Performing meta-analyses in the case of very few studies

Article type
Year
Authors
Bender R1, Friede T2, Koch A3, Kuss O4, Schlattmann P5, Schwarzer G6, Skipka G7
1IQWIG, Cologne, Germany
2UMG, Göttingen, Germany
3MHH, Hannover, Germany
4DDZ, Düsseldorf, Germany
5IMSID, Jena, Germany
6IMBI, Freiburg, Germany
7IQWiG, Cologne, Germany
Abstract
Background: The DerSimonian-Laird method has been the standard for random-effects meta-analysis for several decades. However, unfavorable statistical properties, especially in the case of very few studies, have been highlighted and discussed critically for some time now. A Cochrane working group recommended the use of the Knapp-Hartung method as the new standard approach when there are very few studies - say two to five. However, the Knapp-Hartung method, which in contrast to the DerSimonian-Laird method accounts for the uncertainty in estimating the between-study heterogeneity, can result in very wide confidence intervals, even if all studies are statistically significant in the same direction.

Objectives: To describe and discuss available approaches to perform meta-analyses in the case of very few studies.

Methods: Besides classical approaches for fixed-effect and random-effects meta-analysis, a number of alternative approaches are available including generalized mixed-effects models and Bayesian methods incorporating weakly informative prior distributions for the between-study heterogeneity. The basic features of these approaches are summarized and the required conditions for practical applications are discussed. The methods are illustrated by a variety of examples.
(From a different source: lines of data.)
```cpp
hipError_t smk_bricks_dilate(const unsigned char *flags, const int nb[3], const int r[3], unsigned char *out, hipStream_t s);
struct BrickSet {
  unsigned char *flags = nullptr;
  uint32_t *sat = nullptr;
  unsigned *d_count = nullptr, *h_count = nullptr;
  hipEvent_t counted = nullptr;
  size_t flags_cap = 0, sat_cap = 0;
  unsigned char *dil = nullptr;
  size_t dil_cap = 0;
  int dil_r[3] = {-1, -1, -1};
  bool valid = false;
  float fill = -1.f;
};

struct TimeStep {
  int id = -1;
  long long written = 0;
  void *vox = nullptr;
  uint32_t *nrm = nullptr;
  float4 *mm = nullptr;
  void *vox_x = nullptr;
  bool vox_x_valid = false;
  hipEvent_t ready = nullptr;
  bool ready_pending = false;
  hipEvent_t used = nullptr;
  bool used_valid = false;
};

struct smk_ctx {
  int device = 0;
  std::string err;
  hipStream_t stream = nullptr;
  hipEvent_t ev0 = nullptr, ev1 = nullptr;
  std::vector<hipEvent_t> tev0, tev1;
  long long tcount = 0;

  bool have_volume = false;
  int dtype = 0, nelts = 0, dmode = 0;
  int N[3] = {0, 0, 0};
  float fsize[3] = {1, 1, 1};
  int g0[3] = {0, 0, 0}, g1[3] = {0, 0, 0};
  int O[3] = {0, 0, 0}, D[3] = {0, 0, 0};
  int halo = 1;
  int region_on = 0;
  float region_lo[3] = {0, 0, 0}, region_hi[3] = {0, 0, 0};
  int clip_axis = 0;
  float clip_vpos[3] = {0, 0, 0};
  int cplane_on = 0;
  double cplane_eye[4] = {0, 0, 0, 0};
  int clip_slice_on = 0, clip_slice_look = 0;
  float clip_slice_corners[4][3] = {{0, 0, 0}, {0, 0, 0}, {0, 0, 0}, {0, 0, 0}};
  float clip_slice_alpha = 0, clip_slice_dv = 0;
  int clip_slice_pass = 0;
  void *d_vox = nullptr;
  void *d_vox_x = nullptr;
  float4 *d_brick_mm = nullptr;
  int nbr[3] = {0, 0, 0};
  BrickSet br3;
  bool bricks3_dirty = true;
  std::string slab_why;
  uint32_t *d_nrm = nullptr;
  bool have_normals = false;
  size_t vox_bytes = 0;
  std::vector<TimeStep> ts;
  int ts_cap = 1, ts_cur = -1, ts_cur_id = 0;
  long long ts_written = 0;
  bool ts_series = false;

  int rank = 0, nranks = 1;

  int tf_mode = -1;
  float4 *d_tlut = nullptr;
  int tlut_size = 0;
  std::vector<unsigned char> h_tf_vg, h_tf_h;
  unsigned char *d_tf_raw = nullptr;
  size_t tf_raw_cap = 0;
  bool tf_raw_stale = true, tf_raw_ev_valid = false;
  hipEvent_t tf_raw_ev = nullptr;
  hipStream_t tf_stream = nullptr;
  hipEvent_t tf_ready = nullptr;
  bool tf_ready_pending = false;
  uint32_t *d_tf_vg = nullptr, *d_tf_h = nullptr, *d_tf3d = nullptr;
  uint32_t *d_tf3d_occ = nullptr;
  int tf3d_occ_roww = 0;
  uint32_t *d_tf_occ = nullptr;
  int tf_occ_roww = 0;
  struct TfVersion {
    unsigned char *d = nullptr, *h = nullptr;
    BrickSet br;
    size_t cap = 0;
    hipEvent_t copied = nullptr, used = nullptr;
    bool used_valid = false;
  } tfv[4];
  int tf_cur = -1;
  int sv = 0, sg = 0, s3v = 0, s3g = 0, s3h = 0;
  bool tf_dirty = true;
  float tf_rate_applied = -1.f;
  unsigned char tf_map_applied[256] = {0};
  bool tf_map_valid = false;

  bool have_camera = false;
  double mv[16];
  float frustum[4], clip[2];
  int W = 0, H = 0;

  float sample_rate = 2.5f, gamma = 1.f;
  int steps = 0, scale_alphas = 1;

  int blend = 0;
  int shade = 0;
  float light_pos[3] = {0, 0, -5}, eye[3] = {0, 0, -7}, at[3] = {0, 0, 0};
  float xform[16] = {1, 0, 0, 0, 0, 1, 0, 0, 0, 0, 1, 0, 0, 0, 0, 1};
  float intens = .75f, amb = .05f;

  int shadow_on = 0, shadow_px = 1024;
  float shadow_q = .5f;
  float4 *d_light[2] = {nullptr, nullptr};
  size_t light_cap = 0;
  int light_lb = 0;
  float4 *d_light_hist = nullptr;
  size_t light_hist_cap = 0;
  const float4 *d_light_last = nullptr;
  int opt_shadow_march = 1;
  unsigned *d_shadow_barrier = nullptr;
  int light_hist_n = 0;
  long long light_hist_stride = 0;
  float4 *d_shadow_entries = nullptr;
  size_t shadow_entries_cap = 0;
  bool shadow_entries_fresh = false;
  smk_shadowcoef shadow_entries_sc;
  float4 *d_shadow_exports = nullptr;
  size_t shadow_exports_cap = 0;

  uint32_t *d_noise = nullptr;
  std::vector<unsigned char> h_noise;
  int nn = 0;
  float pw[4] = {0, 0, 0, 0}, ps[4] = {0, 0, 0, 0};

  float4 *d_out = nullptr;
  float *d_depth = nullptr;
  size_t out_cap = 0;
  float *d_zscene = nullptr;
  size_t zscene_cap = 0;

  int opt_kernel = 0, opt_tf_raw = 0;
  int opt_bricks = 1;
  int opt_inject_status = 0;
  int opt_wave_w = 8, opt_blk_w = 2, opt_lockstep = 1;
  SlabAux slab;
  ColsAux cols;
  long long frame_id = 0;
  long long slab_failures = 0, slab_retries = 0;
  long long slab_lost = 0;
  struct TuneEntry { int kernel; long long expires; };
  std::map<unsigned long long, TuneEntry> tune_choice;
  unsigned long long last_slab_sig = 0;
  unsigned long long tune_sig = 0;
  int tune_state = 0, tune_slot[2] = {0, 0};
  long long tune_tcount = 0;
  int last_kernel = 0;
  float last_ms = 0;
  double last_alg_bytes = 0;
};

hipError_t smk_bricks_minmax(const void *vox, int dtype, const int D[3], const int nb[3], float4 *mm, hipStream_t s);
hipError_t smk_bricks_flags(const float4 *mm, const int nb[3], const uint32_t *occ, int roww, int sv, int sg, uint32_t *sat,
                            unsigned char *flags, unsigned *count, hipStream_t s);

hipError_t smk_launch_gather(const RenderParams &P, int dtype, int tf_mode, int shade_kind,
                             hipStream_t s);
hipError_t smk_launch_count_inside(const RenderParams &P, unsigned long long *d_count, hipStream_t s);
hipError_t smk_launch_shadow(const RenderParams &P, const smk_shadowcoef &sc, int dtype, int tf_mode, int shade_kind,
                             float4 *L0, float4 *L1, unsigned *barrier , hipStream_t s);
hipError_t smk_launch_shadow_march(const RenderParams &P, const smk_shadowcoef &sc, int dtype, int tf_mode, float4 *hist, long long hstride,
                                   hipStream_t s);
hipError_t smk_launch_shadow_exports(const RenderParams &P, const smk_shadowcoef &sc, int dtype, int tf_mode, const SmkShadowShard &S,
                                     hipStream_t s);
hipError_t smk_launch_shadow_march_shard(const RenderParams &P, const smk_shadowcoef &sc, int dtype, int tf_mode, float4 *hist,
                                         long long hstride, const SmkShadowShard &S, hipStream_t s);
hipError_t smk_launch_shadow_count_light(const RenderParams &P, const smk_shadowcoef &sc, const float olo[3], const float ohi[3],
                                         unsigned long long *d_count, hipStream_t s);
int smk_shadow_shard_setup(smk_ctx *c, RenderParams &P, smk_shadowcoef &sc, SmkShadowShard &S, hipStream_t s);
float4 *smk_shadow_entries_reserve(smk_ctx *c, int LB);
void smk_shadow_entries_commit(smk_ctx *c, const smk_shadowcoef &sc);
hipError_t smk_launch_slab(RenderParams P, int dtype, int tf_mode, int shade_kind, const void *vox_native, const void *vox_xmajor, SlabAux *aux,
                           const char **why, hipStream_t s);
void smk_slab_forget_measurements(SlabAux *aux);
hipError_t smk_launch_cols(RenderParams P, int dtype, int tf_mode, int shade_kind, const void *vox_native, ColsAux *aux, int *status_word,
                           const char **why, hipStream_t s);

#include <functional>
int smk_host_pool_size();
void smk_host_pool_run(int n, const std::function<void(int)> &f);

struct SmkVolGeom {
  int dtype = 0, nelts = 0, dmode = 0;
  int N[3] = {0, 0, 0};
  float fs[3] = {0, 0, 0};
  int g0[3] = {0, 0, 0}, g1[3] = {0, 0, 0}, O[3] = {0, 0, 0}, D[3] = {0, 0, 0}, nbr[3] = {0, 0, 0};
  bool grad = false, padded = false;
  size_t vox_bytes = 0, nrm_bytes = 0, mm_bytes = 0;
};
int smk_volume_geometry(smk_ctx *c, const char *who, const smk_volume_desc *b, int nb, int nelts, smk_dtype dtype,
                        smk_datamode dmode, SmkVolGeom &g);
void smk_set_geometry(smk_ctx *c, const SmkVolGeom &g);
int smk_alloc_step(smk_ctx *c, const SmkVolGeom &g, TimeStep &T);
int smk_pack_step(smk_ctx *c, const char *who, const SmkVolGeom &g, const smk_volume_desc *b, int nb, bool on_device, TimeStep &T,
                  hipStream_t s);
void smk_use_step(smk_ctx *c, int k);

template <class T>
static int read_back(smk_ctx *c, T *h, const T *d, size_t n) {
  HIPCHK(c, hipDeviceSynchronize());
  HIPCHK(c, hipMemcpy(h, d, n * sizeof(T), hipMemcpyDeviceToHost));
  return 0;
}

#pragma GCC visibility push(hidden)
int smk_build_params(smk_ctx *c, RenderParams &P, hipStream_t s);
int smk_shade_kind(const smk_ctx *c);
void smk_region_box(const smk_ctx *c, const int g0[3], const int g1[3], float lo[3], float hi[3], int top[3]);
void smk_shard_region(const smk_ctx *c, int rank, int g0[3], int g1[3]);
void smk_bsp_order(const smk_ctx *c, const double pos[3], int *order);
void smk_inverse_affine(double inv[16], const double m[16]);
int smk_make_xmajor_copy(smk_ctx *c);
int smk_frame_buffers(smk_ctx *c);
void smk_slab_free(SlabAux *aux);
void host_ray_at(const RenderParams &P, double px, double py, double A[3], double B[3]);
int smk_cols_stat(smk_ctx *c, const char *name, double *value);
int smk_shadow_setup(smk_ctx *c, RenderParams &P, smk_shadowcoef &sc, SmkShadowShard *S, int *halo_need);
int smk_shadow_light_owned(smk_ctx *c, RenderParams &P, smk_shadowcoef &sc, float olo[3], float ohi[3]);
int smk_shadow_frame(smk_ctx *c, RenderParams &P, void *d_rgba, void *d_depth, hipStream_t s, bool *marched);
bool smk_shadow_light_along_view(const smk_ctx *c);
int smk_clip_slice_stage(smk_ctx *c, const RenderParams &P, hipStream_t s);
#pragma GCC visibility pop

int smk_step_wait_ready(smk_ctx *c, hipStream_t s);
int smk_step_mark_used(smk_ctx *c, hipStream_t s);
void smk_free_steps(smk_ctx *c);
```

simian-spacemonkey_amd/csrc/smk_shadow_plan.hip:

```cpp
#include <math.h>
#include <stdio.h>
#include <string.h>

#include <algorithm>

#include "smk_internal.h"

static double dot3d(const double a[3], const double b[3]) { return a[0] * b[0] + a[1] * b[1] + a[2] * b[2]; }

static bool view_and_light(const smk_ctx *c, double vd[3], double ld[3], double *light_dist, double *vdl) {
  for (int k = 0; k < 3; ++k) {
    vd[k] = (double)c->at[k] - c->eye[k];
    ld[k] = -(double)c->light_pos[k];
  }
  const double vl = sqrt(dot3d(vd, vd)), d0 = sqrt(dot3d(ld, ld));
  if (!(vl > 0) || !(d0 > 0)) return false;
  for (int k = 0; k < 3; ++k) {
    vd[k] /= vl;
    ld[k] /= d0;
  }
  *light_dist = d0;
  *vdl = dot3d(vd, ld);
  return true;
}
// ... 159 lines not shown
    HIPCHK(c, hipDeviceSynchronize());
    HIPCHK(c, hipMemcpy(rgba_out, c->d_light_last, (size_t)c->light_lb * c->light_lb * 16, hipMemcpyDeviceToHost));
  }
  return 0;
}

extern "C" int smk_shard_light_order(smk_ctx *c, int *order) {
  if (!c || !order) return 1;
  if (!c->have_volume || !c->have_camera) FAIL(c, "smk_shard_light_order: volume and camera must be set");
  smk_shadowcoef sc;
  if (compute_shadowcoef(c, &sc)) return 1;
  const double l[3] = {sc.Lc[0], sc.Lc[1], sc.Lc[2]};
  smk_bsp_order(c, l, order);
  return 0;
}

static int shadow_margin(const smk_shadowcoef &sc, const int g0[3], const int g1[3]) {
  double worst = 0.0;
  const int n = 8;
  for (int iz = 0; iz <= n; ++iz)
    for (int iy = 0; iy <= n; ++iy)
      for (int ix = 0; ix <= n; ++ix) {
        const int ii[3] = {ix, iy, iz};
        double p[3];
        for (int a = 0; a < 3; ++a) p[a] = (double)g0[a] - 0.5 + (double)(g1[a] - g0[a]) * ii[a] / n;
        const double lw = sc.Wm[0] * p[0] + sc.Wm[1] * p[1] + sc.Wm[2] * p[2] + sc.Wm[3];
        if (!(fabs(lw) > 1e-30)) return 1 << 20;
        const double lx = (sc.Xm[0] * p[0] + sc.Xm[1] * p[1] + sc.Xm[2] * p[2] + sc.Xm[3]) / lw * sc.lscale + sc.lbias;
        const double ly = (sc.Ym[0] * p[0] + sc.Ym[1] * p[1] + sc.Ym[2] * p[2] + sc.Ym[3]) / lw * sc.lscale + sc.lbias;
        const double a = lx * sc.las + sc.lal, b = ly * sc.las + sc.lal;
        double G[3], d[3], gg = 0.0, dg = 0.0;
        for (int q = 0; q < 3; ++q) {
          G[q] = a * sc.Gx[q] + b * sc.Gy[q] + sc.Gc[q];
          d[q] = p[q] - sc.Lc[q];
          gg += G[q] * G[q];
          dg += d[q] * G[q];
        }
        const double nG = a * sc.nGx + b * sc.nGy + sc.nGc;
        if (!(gg > 0.0) || !(fabs(nG) > 1e-30)) return 1 << 20;
        const double w = dg / gg;
        for (int q = 0; q < 3; ++q) {
          const double ja = w * (sc.Gx[q] - G[q] * sc.nGx / nG), jb = w * (sc.Gy[q] - G[q] * sc.nGy / nG);
          worst = std::max(worst, (double)sc.las * (fabs(ja) + fabs(jb)));
        }
      }
  const double m = ceil(1.5 * worst + 0.5);
  return m > (double)(1 << 20) || m != m ? 1 << 20 : std::max(1, (int)m);
}

int smk_shadow_setup(smk_ctx *c, RenderParams &P, smk_shadowcoef &sc, SmkShadowShard *S, int *halo_need) {
  if (compute_shadowcoef(c, &sc)) return 1;
  SmkShadowRays &h = P.sh;
  memset(&h, 0, sizeof h);
  h.on = 1;
  for (int a = 0; a < 3; ++a) { h.Ec[a] = sc.Ec[a]; h.Dc[a] = sc.Dc[a]; h.Dx[a] = sc.Dx[a]; h.Dy[a] = sc.Dy[a]; }
  h.nDc = sc.nDc; h.nDx = sc.nDx; h.nDy = sc.nDy;
  if (sc.front_to_back) { h.numA = fmaf(1.0f, sc.dnum, sc.num0); h.dB = sc.dnum; h.k0 = 1; h.dk = 1; }
  else { h.numA = fmaf((float)sc.nslices, sc.dnum, sc.num0); h.dB = -sc.dnum; h.k0 = sc.nslices; h.dk = -1; }
  h.LB = sc.LB;
  for (int q = 0; q < 4; ++q) { h.Xm[q] = sc.Xm[q]; h.Ym[q] = sc.Ym[q]; h.Wm[q] = sc.Wm[q]; }
  h.lscale = sc.lscale; h.lbias = sc.lbias;
  {
    smk_raycoef &rc = P.rc;
    memset(&rc, 0, sizeof rc);
    rc.pxs = sc.pxs; rc.pxl = sc.pxl; rc.pys = sc.pys; rc.pyl = sc.pyl;
    rc.nplanes = sc.nslices;
    const double nDc = (double)sc.nDc != 0.0 ? (double)sc.nDc : 1.0;
    for (int a = 0; a < 3; ++a) rc.Bc[a] = (float)((double)h.dB / nDc * (double)sc.Dc[a]);
  }
  float wlo[3], whi[3];
  int wtop[3];
  const int z0[3] = {0, 0, 0};
  smk_region_box(c, z0, c->N, wlo, whi, wtop);
  float olo[3], ohi[3];
  for (int a = 0; a < 3; ++a) {
    const bool inner_lo = c->g0[a] > 0 && P.lo[a] == (float)c->g0[a] - 0.5f, inner_hi = !P.top[a];
    h.llo[a] = wlo[a] - SMK_SHADOW_BOX_EPS;
    h.lhi[a] = whi[a] + SMK_SHADOW_BOX_EPS;
    olo[a] = inner_lo ? P.lo[a] : P.lo[a] - SMK_SHADOW_BOX_EPS;
    ohi[a] = inner_hi ? nextafterf(P.hi[a], -INFINITY) : P.hi[a] + SMK_SHADOW_BOX_EPS;
    if (!inner_lo) P.lo[a] -= SMK_SHADOW_BOX_EPS;
    if (inner_hi) P.hin[a] = nextafterf(P.hi[a], -INFINITY);
    else {
      P.hi[a] += SMK_SHADOW_BOX_EPS;
      P.hin[a] = P.hi[a];
      P.top[a] = 1;
    }
  }
  if (!S) return 0;
  memset(S, 0, sizeof *S);
  S->nranks = c->nranks;
  S->rank = c->rank;
  for (int a = 0; a < 3; ++a) { S->olo[a] = olo[a]; S->ohi[a] = ohi[a]; }
  int m_own = 0;
  for (int j = 0; j < c->nranks; ++j) {
    int g0[3], g1[3];
    smk_shard_region(c, j, g0, g1);
    const int m = shadow_margin(sc, g0, g1);
    if (j == c->rank) m_own = m;
    for (int a = 0; a < 3; ++a) {
      S->glo[j][a] = (float)((double)g0[a] - 0.5 - m);
      S->ghi[j][a] = (float)((double)g1[a] - 0.5 + m);
    }
  }
  for (int a = 0; a < 3; ++a) {
    S->xlo[a] = S->glo[c->rank][a] - 0.25f;
    S->xhi[a] = S->ghi[c->rank][a] + 0.25f;
  }
  const double l[3] = {sc.Lc[0], sc.Lc[1], sc.Lc[2]};
  smk_bsp_order(c, l, S->order);
  if (halo_need) *halo_need = m_own + 1;
  return 0;
}

static int shadow_refusals(smk_ctx *c, const RenderParams &P) {
  const int sk = smk_shade_kind(c);
  if (c->tf_mode == 0) FAIL(c, "smk_render: shadows need a 2-D or 3-D transfer function (the 1-D table renderer has no shadow mode)");
  if (sk == 2) FAIL(c, "smk_render: shadows are implemented for R8k shading or none (NV20 combiners: no shadow mode in NV20VolRen3D)");
  if (c->nranks > 1 && (!c->opt_shadow_march || (c->opt_lockstep & 256)))
    FAIL(c, "smk_render: shadows need the whole volume on one GPU with option shadow_march 0 or shadow_fused (the light buffer couples every "
            "slice of every brick); a shard renders shadows with the two marches only");
  if (P.pert_on || c->region_on) FAIL(c, "smk_render: shadows cannot be combined with perturbation or a sub-box");
  if (c->opt_kernel == 3) FAIL(c, "smk_render: the column-stream kernel has no shadow mode");
  return 0;
}

static int shadow_halo_check(smk_ctx *c, int need) {
  for (int a = 0; a < 3; ++a)
    if (c->halo < need && c->D[a] < c->N[a])
      FAIL(c, "smk_render: shadows on a shard need halo >= %d voxels (have %d; margin %d, smk_get_shadow_margin); set option 'halo' before upload",
           need, c->halo, need - 1);
  return 0;
}

static bool light_history_fits(smk_ctx *c, size_t nhist) {
  if (nhist <= c->light_hist_cap) return true;
  size_t fr = 0, tot = 0;
  if (c->d_light_hist) (void)hipFree(c->d_light_hist);
  c->d_light_hist = nullptr;
  c->light_hist_cap = 0;
  c->d_light_last = nullptr;
  if (hipMemGetInfo(&fr, &tot) != hipSuccess || nhist * 16 > fr / 4 || nhist * 16 > ((size_t)32 << 30) ||
      hipMalloc((void **)&c->d_light_hist, nhist * 16) != hipSuccess) {
    (void)hipGetLastError();
    c->d_light_hist = nullptr;
    return false;
  }
  c->light_hist_cap = nhist;
  return true;
}

static int light_march(smk_ctx *c, RenderParams &P, const smk_shadowcoef &sc, const SmkShadowShard &S, size_t hstride, hipStream_t s) {
  HIPCHK(c, hipEventRecord(c->ev0, s));
  hipError_t e = c->nranks > 1 ? smk_launch_shadow_march_shard(P, sc, c->dtype, c->tf_mode, c->d_light_hist, (long long)hstride, S, s)
                               : smk_launch_shadow_march(P, sc, c->dtype, c->tf_mode, c->d_light_hist, (long long)hstride, s);
  if (e == hipErrorNotSupported) FAIL(c, "smk_render: no shadow kernel instance for this configuration");
  HIPCHK(c, e);
  P.sh.hist = c->d_light_hist;
  P.sh.hstride = (long long)hstride;
  c->light_hist_n = sc.nslices + 1;
  c->light_hist_stride = (long long)hstride;
  c->d_light_last = c->d_light_hist + (size_t)sc.nslices * hstride;
  c->last_alg_bytes += (double)sc.nslices * (16.0 * (double)((size_t)sc.LB * sc.LB));
  return 0;
}
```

Results: The methods differ considerably in terms of their statistical properties, including coverage probabilities and lengths of confidence intervals for the combined effect. Furthermore, some methods require a better statistical understanding on the side of the practitioner than others. Some methods lend themselves more easily to sensitivity analyses than others. Currently, none of the available approaches can be considered to be a uniformly best method. Besides the classical approaches, the use of alternative methods such as generalized mixed-effects models seems to be useful.

Conclusions: Although meta-analyses with very few studies are very common, performing meta-analyses in the case of very few studies remains challenging. Currently no clear guidance exists on how best to proceed in these challenging scenarios. Further research in this field is required.